■ **YOUR GOAL**: State how many lines in the listing below include the word "import". Give nothing but the number.
○ ○ ○ ○
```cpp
template <class P>
__device__ __forceinline__ void grad_finish_body(const GradParams& gp, const double* __restrict__ xu, int64_t mb = 0) {
    if (threadIdx.x >= 64) return;
    constexpr int n = P::NX, nv = P::NV;
    const Layout& L = gp.L;
    const double* part = gp.partial + (size_t)mb * gp.nblocks * kMaxNV;
    double* const g = gp.g + mb * gp.ldg;
    double gvs[nv > 0 ? nv : 1];
    for (int k = 0; k < nv; ++k) {
        double sacc = 0.0;
        for (int b = threadIdx.x; b < gp.nblocks; b += 64) sacc += part[(size_t)b * kMaxNV + k];
        for (int off = 32; off > 0; off >>= 1) sacc += __shfl_down(sacc, off, 64);
        gvs[k] = sacc;
    }
    if (threadIdx.x != 0) return;
    if (P::HAS_MAYER && (gp.owns_first || gp.owns_last)) {
        double x0[n > 0 ? n : 1], xf[n > 0 ? n : 1], v[nv > 0 ? nv : 1], g0x[n > 0 ? n : 1], gfx[n > 0 ? n : 1], gmv[nv > 0 ? nv : 1];
        const double* b0 = grad_block(gp, xu, 0);
        const double* bf = grad_block(gp, xu, L.N);
        for (int c = 0; c < n; ++c) { x0[c] = b0[c]; xf[c] = bf[c]; g0x[c] = 0.0; gfx[c] = 0.0; }
        for (int k = 0; k < nv; ++k) { v[k] = xu[L.v_off + k]; gmv[k] = 0.0; }
        mayer_partials<P, 0>(x0, xf, v, g0x, gfx, gmv);
        for (int c = 0; c < n; ++c) {
            if (gp.owns_first) g[c] += g0x[c];
            if (gp.owns_last) g[L.N * (int64_t)L.blk + c] += gfx[c];
        }
        if (gp.owns_last) for (int k = 0; k < nv; ++k) gvs[k] += gmv[k];
    }
    for (int k = 0; k < nv; ++k) g[L.v_off + k] = gvs[k];
}
template <class P>
__global__ void grad_finish_kernel(const GradParams gp, const double* __restrict__ xu) {
    if (blockIdx.x != 0) return;
    const int64_t mb = batch_member();
    grad_finish_body<P>(gp, xu + mb * gp.ldx, mb);
}

#if !defined(__HIPCC_RTC__)
template <class P>
hipError_t launch_grad(const GradParams& gp, const double* xu, int grid, hipStream_t st, int batch) {
    const dim3 g(grid > 0 ? grid : 1, batch);
    if (grid > 0)
        for_scheme<false>(gp.L, [&](auto t) { grad_units_kernel<P, t.sc, t.s><<<g, 256, 0, st>>>(gp, xu); });
    grad_finish_kernel<P><<<dim3(1, batch), 64, 0, st>>>(gp, xu);
    return hipGetLastError();
}

#endif

#if !defined(__HIPCC_RTC__)
template <class P, int SC, int S, bool DBG, bool LEAN>
hipError_t launch_variant_dbg(const KParams& kp, const double* xu, int grid, int block, size_t lds_bytes, hipStream_t st,
                              hipEvent_t e0, hipEvent_t e1) {
    if (lds_bytes > 64 * 1024) {
        hipError_t e = hipFuncSetAttribute((const void*)cons_jac_kernel<P, SC, S, DBG, LEAN>, hipFuncAttributeMaxDynamicSharedMemorySize,
                                           (int)lds_bytes);
        if (e != hipSuccess) return e;
    }
    if (e0 || e1) hipExtLaunchKernelGGL((cons_jac_kernel<P, SC, S, DBG, LEAN>), dim3(grid), dim3(block), lds_bytes, st, e0, e1, 0, kp, xu);
    else cons_jac_kernel<P, SC, S, DBG, LEAN><<<grid, block, lds_bytes, st>>>(kp, xu);
    return hipGetLastError();
}
template <class P, int SC, int S>
hipError_t launch_variant(const KParams& kp, const double* xu, int grid, int block, size_t lds_bytes, hipStream_t st,
                          hipEvent_t e0, hipEvent_t e1, int lean_ok) {
    const bool dbg = kp.stamps || kp.debug_stop;
    constexpr bool kHasLean = DirectTile<P, SC>::value || SC == SC_IRK;
    if constexpr (kHasLean) {
        if (lean_ok && kp.halo == nullptr && kp.n_early == 0) {
            if (dbg) return launch_variant_dbg<P, SC, S, true, true>(kp, xu, grid, block, lds_bytes, st, e0, e1);
            return launch_variant_dbg<P, SC, S, false, true>(kp, xu, grid, block, lds_bytes, st, e0, e1);
        }
    }
    if (dbg) return launch_variant_dbg<P, SC, S, true, false>(kp, xu, grid, block, lds_bytes, st, e0, e1);
    return launch_variant_dbg<P, SC, S, false, false>(kp, xu, grid, block, lds_bytes, st, e0, e1);
}

template <class P>
hipError_t launch_cons_jac(const KParams& kp, const double* xu, int grid, int block, size_t lds_bytes, hipStream_t st,
                           hipEvent_t e0, hipEvent_t e1, int lean_ok) {
    hipError_t e = hipErrorInvalidValue;
    for_scheme<true>(kp.L, [&](auto t) { e = launch_variant<P, t.sc, t.s>(kp, xu, grid, block, lds_bytes, st, e0, e1, lean_ok); });
    return e;
}

template <class P, int SC, int S>
int occupancy_variant(int block, size_t lds_bytes) {
    int nb = 0;
    if (lds_bytes > 64 * 1024 &&
        hipFuncSetAttribute((const void*)cons_jac_kernel<P, SC, S, false>, hipFuncAttributeMaxDynamicSharedMemorySize, (int)lds_bytes) != hipSuccess)
        return 0;
    if (hipOccupancyMaxActiveBlocksPerMultiprocessor(&nb, cons_jac_kernel<P, SC, S, false>, block, lds_bytes) != hipSuccess) return 0;
    return nb;
}
template <class P, int SC, int S>
hipError_t launch_variant_batch(const KParams& kp, const double* xu, const BatchLd& bl, int grid, int block, size_t lds_bytes, hipStream_t st,
                                int batch) {
    if (lds_bytes > 64 * 1024) {
        hipError_t e = hipFuncSetAttribute((const void*)cons_jac_batch_kernel<P, SC, S>, hipFuncAttributeMaxDynamicSharedMemorySize, (int)lds_bytes);
        if (e != hipSuccess) return e;
    }
    cons_jac_batch_kernel<P, SC, S><<<dim3(grid, batch), block, lds_bytes, st>>>(kp, xu, bl);
    return hipGetLastError();
}
template <class P>
hipError_t launch_cons_jac_batch(const KParams& kp, const double* xu, const BatchLd& bl, int grid, int block, size_t lds_bytes,
                                 hipStream_t st, int batch) {
    hipError_t e = hipErrorInvalidValue;
    for_scheme<true>(kp.L, [&](auto t) { e = launch_variant_batch<P, t.sc, t.s>(kp, xu, bl, grid, block, lds_bytes, st, batch); });
    return e;
}

template <class P>
int occupancy_cons_jac(const KParams& kp, int block, size_t lds_bytes) {
    int nb = 0;
    for_scheme<true>(kp.L, [&](auto t) { nb = occupancy_variant<P, t.sc, t.s>(block, lds_bytes); });
    return nb;
}

template <class P>
hipError_t launch_obj(const ObjParams& op, const double* xu, int grid, int block, hipStream_t st, int batch) {
    const dim3 g(grid > 0 ? grid : 1, batch);
    if (grid > 0)
        for_scheme<false>(op.L, [&](auto t) { obj_partial_kernel<P, t.sc><<<g, block, 0, st>>>(op, xu); });
    obj_finish_kernel<P><<<dim3(1, batch), 64, 0, st>>>(op, xu);
    return hipGetLastError();
}

#define CTD_INSTANTIATE_LAUNCHERS(P)                                                                                       \
    template hipError_t launch_cons_jac<P>(const KParams&, const double*, int, int, size_t, hipStream_t, hipEvent_t, \
                                           hipEvent_t, int);                                                                 \
    template hipError_t launch_cons_jac_batch<P>(const KParams&, const double*, const BatchLd&, int, int, size_t, hipStream_t, int); \
    template hipError_t launch_obj<P>(const ObjParams&, const double*, int, int, hipStream_t, int);                  \
    template int occupancy_cons_jac<P>(const KParams&, int, size_t);                                                 \
    template hipError_t launch_grad<P>(const GradParams&, const double*, int, hipStream_t, int);
#define CTD_EXTERN_LAUNCHERS(P)                                                                                            \
    extern template hipError_t launch_cons_jac<P>(const KParams&, const double*, int, int, size_t, hipStream_t,      \
                                                  hipEvent_t, hipEvent_t, int);                                              \
    extern template hipError_t launch_cons_jac_batch<P>(const KParams&, const double*, const BatchLd&, int, int, size_t, hipStream_t, \
                                                        int);                                                                      \
    extern template hipError_t launch_obj<P>(const ObjParams&, const double*, int, int, hipStream_t, int);          \
    extern template int occupancy_cons_jac<P>(const KParams&, int, size_t);                                         \
    extern template hipError_t launch_grad<P>(const GradParams&, const double*, int, hipStream_t, int);

#endif

}
```

### profiles/resource_usage.py

```python
import argparse
import os
import re
import subprocess
from concurrent.futures import ThreadPoolExecutor

ROOT = os.path.dirname(os.path.dirname(os.path.abspath(__file__)))
CSRC = os.path.join(ROOT, "ctdirect.jl_amd", "csrc")
HIPCC = os.environ.get("HIPCC", "/opt/rocm/bin/hipcc")
KERNELS = ("jprod_kernel", "jtprod_units_kernel", "jtprod_finish_kernel", "hprod_units_kernel", "hprod_finish_kernel")
PRODUCTS = [(p, p) for p in ("quadrotor", "quadrotor12", "goddard_all", "double_integrator_free_t0_tf", "goddard",
                             "double_integrator_path", "estimate_initial_condition", "estimate_rotation_rate",
                             "least_squares_constraint", "stagewise_scalar")]
HPROD = [("double_integrator_free_t0_tf", "double_integrator_freet0tf"), ("double_integrator_path", "double_integrator_path"),
         ("estimate_initial_condition", "estimate_initial_condition"), ("estimate_rotation_rate", "estimate_rotation_rate"),
         ("goddard", "goddard"), ("goddard_all", "goddard_all"), ("least_squares_constraint", "least_squares_with_constraint"),
         ("quadrotor", "quadrotor"), ("quadrotor12", "quadrotor12"), ("stagewise_scalar", "stagewise_scalar")]
DIAG_KERNELS = ("hdiag_units_kernel", "hdiag_finish_kernel", "jsq_cols_units_kernel", "jsq_cols_finish_kernel", "jsq_rows_kernel")
SCHEMES = ("trapeze", "midpoint / Euler", "Gauss-Legendre 1", "Gauss-Legendre 2", "Gauss-Legendre 3")
FIELDS = (("vgpr", r" VGPRs: (\d+)"), ("agpr", r"AGPRs: (\d+)"), ("scratch", r"ScratchSize \[bytes/lane\]: (\d+)"),
          ("waves", r"Occupancy \[waves/SIMD\]: (\d+)"))


def remarks(stem, prefix="ctd_pkern_", kernels=KERNELS):
    r = subprocess.run([HIPCC, "--offload-arch=gfx950", "-O3", "-std=c++17", "-ffp-contract=off", "--cuda-device-only",
                        "-Rpass-analysis=kernel-resource-usage", "-c", f"{prefix}{stem}.hip", "-o", os.devnull],
                       cwd=CSRC, capture_output=True, text=True)
    if r.returncode:
        raise SystemExit(r.stderr[-4000:])
    out, cur = [], None
    for line in r.stderr.splitlines():
        m = re.search(r"Function Name: (\S+)", line)
        if m:
            k = re.search("|".join(kernels), m.group(1))
            cur = {"kernel": k.group(0), "shard": bool(re.search(r"Lb1EE+v", m.group(1)))} if k else None
            continue
        if cur is None:
            continue
        for key, pat in FIELDS:
            m = re.search(pat, line)
            if m:
                cur[key] = int(m.group(1))
        if "LDS Size" in line:
            out.append(cur)
            cur = None
    return out


def write(log, problems, table, hprod):
    path = os.path.join(ROOT, "profiles", log)
    with open(path) as f:
        head = [l for l in f if l.startswith("#")]
    lines = []
    for stem, name in problems:
        ks = [k for k in table[stem] if k["kernel"].startswith("hprod") == hprod]
        for k in sorted(ks, key=lambda k: k["shard"]):
            assert k["scratch"] == 0, (name, k)
            ag = f" agpr={k['agpr']}" if hprod else ""
            lines.append(f"{name} {k['kernel']}{' shard' if k['shard'] else ''} vgpr={k['vgpr']}{ag} scratch=0 waves={k['waves']}\n")
    with open(path, "w") as f:
        f.writelines(head + lines)
    print(path, len(lines), "kernels")


def write_diag(table):
    path = os.path.join(ROOT, "profiles", "diag_resources.md")
    with open(path) as f:
        text = f.read()
    head = text[:text.index("| problem |")] if "| problem |" in text else text
    cell = lambda k: f"{k['vgpr']} + {k['agpr']} | {k['scratch']} | {k['waves']}"
    lines = ["| problem | scheme | hdiag VGPR + AGPR | scratch B/lane | waves/SIMD | jsq_cols VGPR + AGPR | scratch B/lane | waves/SIMD "
             "| jsq_rows VGPR + AGPR | scratch B/lane | waves/SIMD |\n", "|---|---|---|---|---|---|---|---|---|---|---|\n"]
    for stem, name in HPROD:
        by = {kn: [k for k in table[stem] if k["kernel"] == kn] for kn in DIAG_KERNELS}
        for k in table[stem]:
            assert k["scratch"] == 0, (name, k)
        assert all(len(by[kn]) == 5 for kn in ("hdiag_units_kernel", "jsq_cols_units_kernel", "jsq_rows_kernel")), name
        for i, sch in enumerate(SCHEMES):
            lines.append(f"| {name} | {sch} | {cell(by['hdiag_units_kernel'][i])} | {cell(by['jsq_cols_units_kernel'][i])} | "
                         f"{cell(by['jsq_rows_kernel'][i])} |\n")
        lines.append(f"| {name} | finish | {cell(by['hdiag_finish_kernel'][0])} | {cell(by['jsq_cols_finish_kernel'][0])} | | | |\n")
    with open(path, "w") as f:
        f.write(head)
        f.writelines(lines)
    print(path, len(lines) - 2, "rows")


def main():
    ap = argparse.ArgumentParser()
    ap.add_argument("--jobs", type=int, default=8)
    args = ap.parse_args()
    stems = [s for s, _ in PRODUCTS]
    with ThreadPoolExecutor(args.jobs) as ex:
        table = dict(zip(stems, ex.map(remarks, stems)))
    write("products_resource_usage.log", PRODUCTS, table, False)
    write("hprod_resource_usage.log", HPROD, table, True)
    with ThreadPoolExecutor(args.jobs) as ex:
        dtable = dict(zip(stems, ex.map(lambda s: remarks(s, "ctd_dkern_", DIAG_KERNELS), stems)))
    write_diag(dtable)


if __name__ == "__main__":
    main()
```

Before: 177,400 evals/s.

## Add compile-time-specialised static emit kernel for fused cons/jac on unsharded IRK grids

Adds a cons_jac_static_kernel whose emit phase uses compile-time segment lengths, vr, and thread count. This replaces the runtime-indexed template emit with chunked register-prefetched loads and stores, and fixes the write-through choice as a template parameter. It is meant to remove runtime index arithmetic, branches and scalar loads behind the barrier, and to batch global stores. The kernel is enabled by default only for compiled OCPs with a full, unsharded step range, and adds a host check that the static geometry matches the model. It costs more instantiations and code size, and adds an env override for write-through stores.

```diff
diff --git a/ctdirect.jl_amd/csrc/ctd_emit_static.hpp b/ctdirect.jl_amd/csrc/ctd_emit_static.hpp
--- /dev/null
+++ b/ctdirect.jl_amd/csrc/ctd_emit_static.hpp
@@ -0,0 +1,164 @@
+#pragma once
+
+namespace ctd {
+
+template <class P, int SC, int S> struct StaticEmit {
+    using SL = StaticLayout<P, SC, S>;
+    static constexpr int n = SL::n, m = SL::m, nv = SL::nv, p = SL::p, s = SL::s, cb = SL::cb;
+    static constexpr bool stagewise = SC == SC_IRK && S >= 2;
+    static constexpr int cu = SL::cu(stagewise);
+    static constexpr int Lseg = SC == SC_IRK ? n * (2 * n + s * n + p) + cu * (s * n + p) + s * n * (n + s * n) : 0;
+    static constexpr int vr = nv > 0 ? cb : 0;
+    static constexpr bool offered = DirectTile<P, SC>::value && SC == SC_IRK && Lseg > 0;
+    template <int NTHR> static constexpr bool fits() { return offered && Lseg <= NTHR && cb <= NTHR; }
+    static constexpr bool wants320 = Lseg > 0 && 320 / (Lseg > 0 ? Lseg : 1) > 256 / (Lseg > 0 ? Lseg : 1) &&
+                                     Lseg * (320 / (Lseg > 0 ? Lseg : 1)) * 10 >= 320 * 9;
+    template <int NTHR> static constexpr bool built() { return fits<NTHR>() && P::MAXB >= NTHR && (NTHR == 256 || (NTHR == 320 && wants320)); }
+};
+template <class P, int SC, int S> inline const char* static_emit_mismatch(const Layout& L, int Lseg, int vr) {
+    using SE = StaticEmit<P, SC, S>;
+    if (SC != SC_IRK) return nullptr;
+    if (Lseg <= 0) return nullptr;
+    if (SC == SC_IRK && S >= 2 && !L.stagewise) return nullptr;
+    if (Lseg != SE::Lseg) return "Lseg";
+    if (vr != SE::vr) return "vr";
+    return nullptr;
+}
+
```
○ ○ ○ ○
■ **YOUR RESPONSE**: 5